Después llegó el Islam y con él un nuevo motivo de enfrentamiento entre los dos polos del mundo conocido. La nueva religión monoteísta se expandió como una exhalación a lo ancho de la península arábiga, el norte de África y el reino visigodo de Hispania. Entonces surgió la diatriba entre ambos cultos, cristiano y musulmán, llegando a unas cotas de violencia absoluta en las Cruzadas, o en épicas batallas como Lepanto. Ambas religiones llevaron a un enfrentamiento irresoluto siglos después, en un mundo cada vez más comunicado, variado y tolerante, pues cada vez somos más los ciudadanos que vemos necesario respetar la opción de cada uno, sin importarnos ver un crucifijo colgado al cuello, un pañuelo cubriendo un cabello femenino o una kipá sobre la testa de un judío o directamente, nada. La religión debe permanecer en el interior de cada uno, y cada uno debe respetar las leyes políticas que se hacen para todos, compartan o no los principios de sus respectivas religiones, pues es necesario un equilibrio democrático y tolerante entre todos, creamos o no en algo superior a nuestra realidad. Los únicos principios reales son los establecidos por el hombre y para el hombre, aquéllos que sólo tienen en cuenta la realidad del día a día y no la del más allá.

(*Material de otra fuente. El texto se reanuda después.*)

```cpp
template <int NT>
static int bank_order_select_sl(const uint16_t* nbr, int n, int pitch, uint16_t* out, hipStream_t st) {
  switch (pitch) {
    case 16: hipLaunchKernelGGL((gdn_bank_order_kernel<NT, 8>), dim3(1), dim3(64 * NT), 0, st, nbr, n, pitch, out); break;
    case 32: hipLaunchKernelGGL((gdn_bank_order_kernel<NT, 16>), dim3(1), dim3(64 * NT), 0, st, nbr, n, pitch, out); break;
    case 48: hipLaunchKernelGGL((gdn_bank_order_kernel<NT, 24>), dim3(1), dim3(64 * NT), 0, st, nbr, n, pitch, out); break;
    case 64: hipLaunchKernelGGL((gdn_bank_order_kernel<NT, 32>), dim3(1), dim3(64 * NT), 0, st, nbr, n, pitch, out); break;
    default: return GDN_ERR_UNSUPPORTED;
  }
  return gdn_launch_status();
}

extern "C" int gdn_graph_bank_order(const uint16_t* nbr, int n, int k, uint16_t* nbr_ordered, void* stream) {
  if (!nbr || !nbr_ordered || n <= 0 || k <= 0) return GDN_ERR_ARG;
  if (!gdn_dense_supported(n, 1, 64, k)) return GDN_ERR_UNSUPPORTED;
  const int pitch = gdn_nbr_pitch(k);
  hipStream_t st = (hipStream_t)stream;
  switch ((n + 1 + 31) / 32) {
    case 1: return bank_order_select_sl<1>(nbr, n, pitch, nbr_ordered, st);
    case 2: return bank_order_select_sl<2>(nbr, n, pitch, nbr_ordered, st);
    case 3: return bank_order_select_sl<3>(nbr, n, pitch, nbr_ordered, st);
    case 4: return bank_order_select_sl<4>(nbr, n, pitch, nbr_ordered, st);
  }
  return GDN_ERR_UNSUPPORTED;
}
// ... 77 lines not shown
```

Baseline: 142.0 million windows/s.

## Transpose f16 output MFMA so channels map to lanes and reduce via permlane

For the f16 aggregated path, the output MFMA operands are swapped so the accumulator holds targets along rows and channels along lanes. Per-channel constants (bias shift, bn2 shift, out_w) become per-lane scalars in registers instead of float4 LDS reads, and the final dot product is reduced across lanes with permlane16 swap and DPP steps. The LDS epilogue table shrinks to two rows for this path, and stores are issued by even lanes with remapped targets. This trades the per-element LDS table loads for a cross-lane reduction and more lane-constant registers.

```diff
diff --git a/gdn_amd/csrc/gdn_forward_dense.hip b/gdn_amd/csrc/gdn_forward_dense.hip
--- a/gdn_amd/csrc/gdn_forward_dense.hip
+++ b/gdn_amd/csrc/gdn_forward_dense.hip
@@ -110,7 +110,8 @@
   static constexpr int OFF_SI = OFF_XS + (XAGG ? 0 : ROWS * XP * 4);
   static constexpr int OFF_SJ = OFF_SI + ROWS * 4;
   static constexpr int OFF_EC = OFF_SJ + ROWS * 4;
-  static constexpr int OFF_CS = OFF_EC + 4 * 32 * DC * 4;
+  static constexpr int EC_WORDS = (XAGG ? 2 : 4) * 32 * DC;
+  static constexpr int OFF_CS = OFF_EC + EC_WORDS * 4;
   static constexpr int CS_WORDS = XAGG ? 0 : 3 * ROWS;
   static constexpr int LDS = OFF_CS + CS_WORDS * 4;
   static constexpr int CW = 16 * WK, RS = THREADS / CW;
@@ -209,6 +210,18 @@
   }
 }
 
+__device__ __forceinline__ float column_sum_to_lanes(float (&p)[16], int l32) {
+#pragma unroll
+  for (int i = 0; i < 8; ++i) {
+    const auto s = __builtin_amdgcn_permlane16_swap(__float_as_uint(p[i]), __float_as_uint(p[i + 8]), false, false);
+    p[i] = __uint_as_float(s[0]) + __uint_as_float(s[1]);
+  }
+  halve_sources<4, GDN_DPP_MIRROR>(p, (l32 & 8) != 0);
+  halve_sources<2, GDN_DPP_HALF_MIRROR>(p, (l32 & 4) != 0);
+  halve_sources<1, GDN_DPP_XOR3>(p, (l32 & 2) != 0);
+  return p[0] + dpp_f<GDN_DPP_XOR1>(p[0]);
+}
+
 #ifdef GDN_STAMPS
 __device__ unsigned long long g_dense_stamps[64];
 #define GDN_STAMP(i)                                                                      \
@@ -232,10 +245,12 @@
   int sjoff[SL], scoff[SL];
   u32x4 bl[DC][WK][C::NTL], bs[WK][C::NTL];
   float sk, sp, sadd;
+  float wo[DC];
   float e2[DC][16];
   float out_b;
-  static constexpr int WORDS = 2 * SL + 4 * DC * WK * C::NTL + (C::XAGG ? 3 : 4 * WK * C::NTL) + 16 * DC + 1;
-  static constexpr int TABLE_WORDS = 4 * 32 * DC + C::CS_WORDS;
+  static constexpr int WORDS =
+      2 * SL + 4 * DC * WK * C::NTL + (C::XAGG ? 3 + DC : 4 * WK * C::NTL) + 16 * DC + 1;
+  static constexpr int TABLE_WORDS = C::EC_WORDS + C::CS_WORDS;
   static constexpr size_t LIMIT_WORD = (size_t)TABLE_WORDS + (size_t)WORDS * C::THREADS;
   static constexpr size_t PLAN_BYTES = (LIMIT_WORD + 1) * 4;
 
@@ -262,6 +277,8 @@
       f(i++, reinterpret_cast<unsigned&>(sk));
       f(i++, reinterpret_cast<unsigned&>(sp));
       f(i++, reinterpret_cast<unsigned&>(sadd));
+#pragma unroll
+      for (int cb = 0; cb < DC; ++cb) f(i++, reinterpret_cast<unsigned&>(wo[cb]));
     } else {
 #pragma unroll
       for (int wk = 0; wk < WK; ++wk)
@@ -324,6 +341,8 @@
     k.sp = ld_or(a.node_terms, kind * GDN_A_PITCH + pcol, pcol < w) * GDN_LOG2E;
     k.sadd = ld_or(a.node_terms, 2 * GDN_A_PITCH + kind * n + row, row < n) * GDN_LOG2E;
     if (kind == 1 && row == n) k.sadd = -INFINITY;
+#pragma unroll
+    for (int cb = 0; cb < DC; ++cb) k.wo[cb] = a.out_w[cb * 32 + l32];
   } else {
 #pragma unroll
     for (int wk = 0; wk < WK; ++wk) {
@@ -336,12 +355,12 @@
       split8<FMT, C::NTL>(v, k.bs[wk]);
     }
   }
-  const int tgt = 32 * wv + l32;
 #pragma unroll
   for (int cb = 0; cb < DC; ++cb)
 #pragma unroll
     for (int r = 0; r < 16; ++r) {
-      const int c = cb * 32 + (r & 3) + 8 * (r >> 2) + 4 * h;
+      const int row = (r & 3) + 8 * (r >> 2) + 4 * h;
+      const int tgt = 32 * wv + (C::XAGG ? row : l32), c = cb * 32 + (C::XAGG ? l32 : row);
       k.e2[cb][r] = ld_or(a.emb, tgt * d + c, tgt < n) * a.bn2[c] *
                     (FMT == FMT_F16 ? 1.f / (GDN_F16_Z_SCALE * GDN_F16_X_SCALE) : 1.f);
     }
@@ -352,14 +371,19 @@
 __device__ __forceinline__ void compute_tables(const DArgs& a, float* dst) {
   constexpr int ROWS = 32 * NT, THREADS = 64 * NT, d = 32 * DC;
   const int tid = threadIdx.x, n = a.n;
+  if constexpr (FMT == FMT_F16) {
+    for (int c = tid; c < d; c += THREADS) {
+      dst[c] = fmaf(a.gnn_bias[c], a.bn1[c], a.bn1[d + c]) * (GDN_F16_Z_SCALE * GDN_F16_X_SCALE);
+      dst[d + c] = a.bn2[d + c];
+    }
+    return;
+  }
   for (int c = tid; c < d; c += THREADS) {
     dst[c] = a.bn2[d + c];
     dst[d + c] = a.out_w[c];
     dst[2 * d + c] = a.bn1[c];
-    dst[3 * d + c] = fmaf(a.gnn_bias[c], a.bn1[c], a.bn1[d + c]) *
-                     (FMT == FMT_F16 ? GDN_F16_Z_SCALE * GDN_F16_X_SCALE : 1.f);
-  }
-  if constexpr (FMT == FMT_F16) return;
+    dst[3 * d + c] = fmaf(a.gnn_bias[c], a.bn1[c], a.bn1[d + c]);
+  }
   float* ct = dst + 4 * d;
   for (int t = tid; t < 3 * ROWS; t += THREADS) {
     const int which = t / ROWS, row = t - which * ROWS;
@@ -517,7 +541,6 @@
   const int tid = threadIdx.x, lane = tid & 63, wv = tid >> 6;
   const int l32 = lane & 31, h = lane >> 5;
   const int n = a.n, w = a.w, d = 32 * DC;
-  constexpr bool FOLD = FMT == FMT_F16;
   GDN_STAMP(0)
 
   for (int t = lane; t < C::AWAVE / 16; t += 64)
@@ -540,7 +563,8 @@
   unsigned long long out_of_range = 0ull;
   const int si_off = C::OFF_SI + (32 * wv + (lane >> 1)) * 4;
   const int cs_off = C::OFF_CS + (min(l32, 2) * C::ROWS + 32 * wv + 4 * h) * 4;
-  const int tgt = 32 * wv + l32;
+  const int tgt = C::XAGG ? 32 * wv + 8 * (l32 >> 3) + 4 * h + ((l32 >> 1) & 3) : 32 * wv + l32;
+  const bool stores = (C::XAGG ? (lane & 1) == 0 : h == 0) && tgt < n;
 
   constexpr int CW = C::CW, RS = C::RS;
   static_assert(C::XU * RS == C::ROWS, "x staging covers the tile");
@@ -584,7 +608,7 @@
 
   const int arow_off = C::OFF_A + wv * C::AWAVE + l32 * C::AROW + h * 16;
   const int xrow_off = C::OFF_XS + ((32 * wv + l32) * C::XP + 8 * h) * 4;
-  const int ec_off = C::OFF_EC + 16 * h;
+  const int ec_off = C::OFF_EC + (C::XAGG ? 4 * l32 : 16 * h);
 
   for (int b = blockIdx.x; b < a.batch; b += gridDim.x) {
     if constexpr (C::XAGG) {
@@ -696,7 +720,7 @@
       softmax_split<SL, FMT, false>(smem, si_off, k.sjoff, ph, pl, unused);
     }
     float ygt = 0.f;
-    if (a.keys && h == 0 && tgt < n) ygt = a.key_gt[(size_t)b * n + tgt];
+    if (a.keys && stores) ygt = a.key_gt[(size_t)b * n + tgt];
     constexpr int MCB = C::MCB;
     f32x16 acc2[MCB];
 #pragma unroll
@@ -751,12 +775,11 @@
     if constexpr (C::XAGG) {
       __builtin_amdgcn_s_setprio(GDN_PRIO_P1);
 #pragma unroll
-      for (int cb = 0; cb < DC; ++cb)
-#pragma unroll
-        for (int g = 0; g < 4; ++g) {
-          const float4 t = *reinterpret_cast<const float4*>(smem + ec_off + 12 * d + 128 * cb + 32 * g);
-          acc3[cb][4 * g] = t.x; acc3[cb][4 * g + 1] = t.y; acc3[cb][4 * g + 2] = t.z; acc3[cb][4 * g + 3] = t.w;
-        }
+      for (int cb = 0; cb < DC; ++cb) {
+        const float cin = lds_f32(smem, ec_off + 128 * cb);
+#pragma unroll
+        for (int r = 0; r < 16; ++r) acc3[cb][r] = cin;
+      }
 #pragma unroll
       for (int wk = 0; wk < WK; ++wk) {
         float v[8];
@@ -771,7 +794,7 @@
           for (int tl = 0; tl < C::NTL; ++tl)
             if (tz + tl < 2) {
 #pragma unroll
-              for (int cb = 0; cb < DC; ++cb) acc3[cb] = F::mfma(k.bl[cb][wk][tl], zf[tz], acc3[cb]);
+              for (int cb = 0; cb < DC; ++cb) acc3[cb] = F::mfma(zf[tz], k.bl[cb][wk][tl], acc3[cb]);
             }
       }
     } else {
@@ -782,31 +805,41 @@
     __builtin_amdgcn_s_setprio(GDN_PRIO_E);
     if (b == (int)blockIdx.x) { GDN_STAMP(9) }
     float part = 0.f;
-#pragma unroll
-    for (int cb = 0; cb < DC; ++cb)
-#pragma unroll
-      for (int g = 0; g < 4; ++g) {
-        const float4 sh2 = *reinterpret_cast<const float4*>(smem + ec_off + 128 * cb + 32 * g);
-        const float4 wo = *reinterpret_cast<const float4*>(smem + ec_off + 4 * d + 128 * cb + 32 * g);
-        const float sh2a[4] = {sh2.x, sh2.y, sh2.z, sh2.w}, woa[4] = {wo.x, wo.y, wo.z, wo.w};
-        float sc1a[4] = {1.f, 1.f, 1.f, 1.f}, sh1a[4] = {0.f, 0.f, 0.f, 0.f};
-        if constexpr (!FOLD) {
-          const float4 t0 = *reinterpret_cast<const float4*>(smem + ec_off + 8 * d + 128 * cb + 32 * g);
-          const float4 t1 = *reinterpret_cast<const float4*>(smem + ec_off + 12 * d + 128 * cb + 32 * g);
-          sc1a[0] = t0.x; sc1a[1] = t0.y; sc1a[2] = t0.z; sc1a[3] = t0.w;
-          sh1a[0] = t1.x; sh1a[1] = t1.y; sh1a[2] = t1.z; sh1a[3] = t1.w;
+    if constexpr (C::XAGG) {
+      float p[16], sh2[DC];
+#pragma unroll
+      for (int cb = 0; cb < DC; ++cb) sh2[cb] = lds_f32(smem, ec_off + 128 * (DC + cb));
+#pragma unroll
+      for (int r = 0; r < 16; ++r) {
+#pragma unroll
+        for (int cb = 0; cb < DC; ++cb) {
+          float v = fmaxf(acc3[cb][r], 0.f);
+          v = fmaxf(fmaf(v, k.e2[cb][r], sh2[cb]), 0.f);
+          p[r] = cb == 0 ? v * k.wo[0] : fmaf(v, k.wo[cb], p[r]);
         }
-#pragma unroll
-        for (int i = 0; i < 4; ++i) {
-          float v = acc3[cb][4 * g + i];
-          if constexpr (!FOLD) v = fmaf(v, sc1a[i], sh1a[i]);
-          v = fmaxf(v, 0.f);
-          v = fmaxf(fmaf(v, k.e2[cb][4 * g + i], sh2a[i]), 0.f);
-          part = fmaf(v, woa[i], part);
+      }
+      part = column_sum_to_lanes(p, l32);
+    } else {
+#pragma unroll
+      for (int cb = 0; cb < DC; ++cb)
+#pragma unroll
+        for (int g = 0; g < 4; ++g) {
+          const float4 sh2 = *reinterpret_cast<const float4*>(smem + ec_off + 128 * cb + 32 * g);
+          const float4 wo = *reinterpret_cast<const float4*>(smem + ec_off + 4 * d + 128 * cb + 32 * g);
+          const float4 sc1 = *reinterpret_cast<const float4*>(smem + ec_off + 8 * d + 128 * cb + 32 * g);
+          const float4 sh1 = *reinterpret_cast<const float4*>(smem + ec_off + 12 * d + 128 * cb + 32 * g);
+          const float sh2a[4] = {sh2.x, sh2.y, sh2.z, sh2.w}, woa[4] = {wo.x, wo.y, wo.z, wo.w};
+          const float sc1a[4] = {sc1.x, sc1.y, sc1.z, sc1.w}, sh1a[4] = {sh1.x, sh1.y, sh1.z, sh1.w};
+#pragma unroll
+          for (int i = 0; i < 4; ++i) {
+            float v = fmaxf(fmaf(acc3[cb][4 * g + i], sc1a[i], sh1a[i]), 0.f);
+            v = fmaxf(fmaf(v, k.e2[cb][4 * g + i], sh2a[i]), 0.f);
+            part = fmaf(v, woa[i], part);
+          }
         }
-      }
-    part += __shfl_xor(part, 32);
-    if (h == 0 && tgt < n) {
+      part += __shfl_xor(part, 32);
+    }
+    if (stores) {
       const float o = part + k.out_b;
       a.out[(size_t)b * n + tgt] = o;
       if (a.keys) a.keys[(size_t)tgt * a.key_pitch + b] = fabs((double)o - (double)ygt);
@@ -1536,7 +1569,7 @@
   using C = DCfg<NT, DC, WK, SL, FMT>;
   using K = LaneConsts<NT, DC, WK, SL, FMT>;
   static_assert(C::LDS <= 160 * 1024, "LDS plan exceeds one CU");
-  static_assert(C::OFF_CS == C::OFF_EC + 4 * 32 * DC * 4, "the two LDS tables are one block of the plan");
+  static_assert(C::OFF_CS == C::OFF_EC + C::EC_WORDS * 4, "the two LDS tables are one block of the plan");
   if (op == DOP_PLAN_BYTES) {
     *bytes = (long long)K::PLAN_BYTES;
     return GDN_OK;
```

After: 139.1 million windows/s. 0.98x the previous value.

## Double-buffer LDS x-fragments and s_j to drop per-iteration barrier

Applied to the files above, without the earlier changes.

For the f16 XAGG three-workgroup shape, the x-fragment and s_j LDS regions are double-buffered and alternate each batch iteration, so the barrier at the top of the loop can be skipped. This removes one workgroup-wide sync per window batch and lets waves overlap staging of the next batch with consumption of the current one. It costs extra LDS, guarded by a static_assert that three workgroups still fit per CU. It also adds an occupancy query entry point for debugging.

```diff
diff --git a/gdn_amd/csrc/gdn_forward_dense.hip b/gdn_amd/csrc/gdn_forward_dense.hip
--- a/gdn_amd/csrc/gdn_forward_dense.hip
+++ b/gdn_amd/csrc/gdn_forward_dense.hip
@@ -104,12 +104,17 @@
   static constexpr bool XHALF = XAGG && WK == 1;
   static constexpr int XFL = XHALF ? 16 : 32;
   static constexpr int XFRAG = 2 * XFL * 16;
+  static constexpr bool W3SHAPE = DC == 2 && NT >= 3 && SL <= 16 && WK == 1;
+  static constexpr bool ONEBAR = XAGG && W3SHAPE;
+  static constexpr int NBUF = ONEBAR ? 2 : 1;
+  static constexpr int XF_BYTES = KS * MCB * NPX * XFRAG;
+  static constexpr int SJ_BYTES = ROWS * 4;
   static constexpr int OFF_A = 0;
   static constexpr int OFF_XF = NT * AWAVE;
-  static constexpr int OFF_XS = OFF_XF + KS * MCB * NPX * XFRAG;
+  static constexpr int OFF_XS = OFF_XF + NBUF * XF_BYTES;
   static constexpr int OFF_SI = OFF_XS + (XAGG ? 0 : ROWS * XP * 4);
   static constexpr int OFF_SJ = OFF_SI + ROWS * 4;
-  static constexpr int OFF_EC = OFF_SJ + ROWS * 4;
+  static constexpr int OFF_EC = OFF_SJ + NBUF * SJ_BYTES;
   static constexpr int OFF_CS = OFF_EC + 4 * 32 * DC * 4;
   static constexpr int CS_WORDS = XAGG ? 0 : 3 * ROWS;
   static constexpr int LDS = OFF_CS + CS_WORDS * 4;
@@ -120,8 +125,9 @@
   }
   static constexpr int LDS_UNIT = 1280;
   static constexpr int LDS_ALLOC = (LDS + LDS_UNIT - 1) / LDS_UNIT * LDS_UNIT;
-  static constexpr int WGS = !(DC == 2 && NT >= 3 && SL <= 16 && WK == 1) ? 1
-                             : XAGG && 3 * LDS_ALLOC <= 160 * 1024 ? 3 : 2;
+  static constexpr int WGS = !W3SHAPE ? 1 : XAGG && 3 * LDS_ALLOC <= 160 * 1024 ? 3 : 2;
+  static_assert(!ONEBAR || WGS == 3, "the double-buffered LDS map must leave room for three workgroups per CU");
+  static_assert(OFF_SJ % 128 == 0 && SJ_BYTES % 128 == 0, "the plan's bank order of the s_j gather assumes it");
 };
 
 struct DArgs {
@@ -155,12 +161,13 @@
 
 template <int SL, int FMT, bool WANT_ALPHA>
 __device__ __forceinline__ void softmax_split(const char* smem, int si_off, const int (&sjoff)[SL],
-                                              unsigned (&ph)[SL / 2], unsigned (&pl)[SL / 2], float (&alpha)[SL]) {
+                                              unsigned (&ph)[SL / 2], unsigned (&pl)[SL / 2], float (&alpha)[SL],
+                                              int sj_par = 0) {
   using F = Fmt<FMT>;
   const float sti = lds_f32(smem, si_off);
   float e[SL];
 #pragma unroll
-  for (int q = 0; q < SL; ++q) e[q] = lds_f32(smem, sjoff[q]);
+  for (int q = 0; q < SL; ++q) e[q] = lds_f32(smem, sjoff[q] + sj_par);
   __builtin_amdgcn_sched_barrier(0);
   float m = -3.0e38f;
 #pragma unroll
@@ -586,11 +593,13 @@
   const int xrow_off = C::OFF_XS + ((32 * wv + l32) * C::XP + 8 * h) * 4;
   const int ec_off = C::OFF_EC + 16 * h;
 
+  int pxf = 0, psj = 0;
   for (int b = blockIdx.x; b < a.batch; b += gridDim.x) {
     if constexpr (C::XAGG) {
       __builtin_amdgcn_s_setprio(GDN_PRIO_P);
       if (b == (int)blockIdx.x) { GDN_STAMP(3) }
-      __syncthreads();
+      if constexpr (!C::ONEBAR)
+        __syncthreads();
       float xv[C::XU];
 #pragma unroll
       for (int u = 0; u < C::XU; ++u) {
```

Con los pies en la tierra, admiro cada parte de mi planeta, defiendo los derechos de los ciudadanos que ven cómo se recortan sus posibilidades de supervivencia en un mundo manejado por el dinero, pues es ahí donde reside el principal problema de nuestro mundo. Lo demás es secundario. Necesitamos comer y trabajar para sobrevivir. Necesitamos un sueldo digno para mantenernos siempre en pie y alerta para combatir a aquellos que traten de destruir nuestro estado de bienestar, nuestro mínimo equilibrio. Si no, entramos en el riesgo de volver a ser ovejas de un rebaño dirigido por un señor con mitra y báculo, o de otro blandiendo el Corán, de levantar hogueras para quemar a quien no piense como nosotros o no crea que más allá hay una vida eterna de goce.
Yo no quiero esa vida maravillosa en otro mundo cuya existencia desconozco.
Quiero esa vida en éste.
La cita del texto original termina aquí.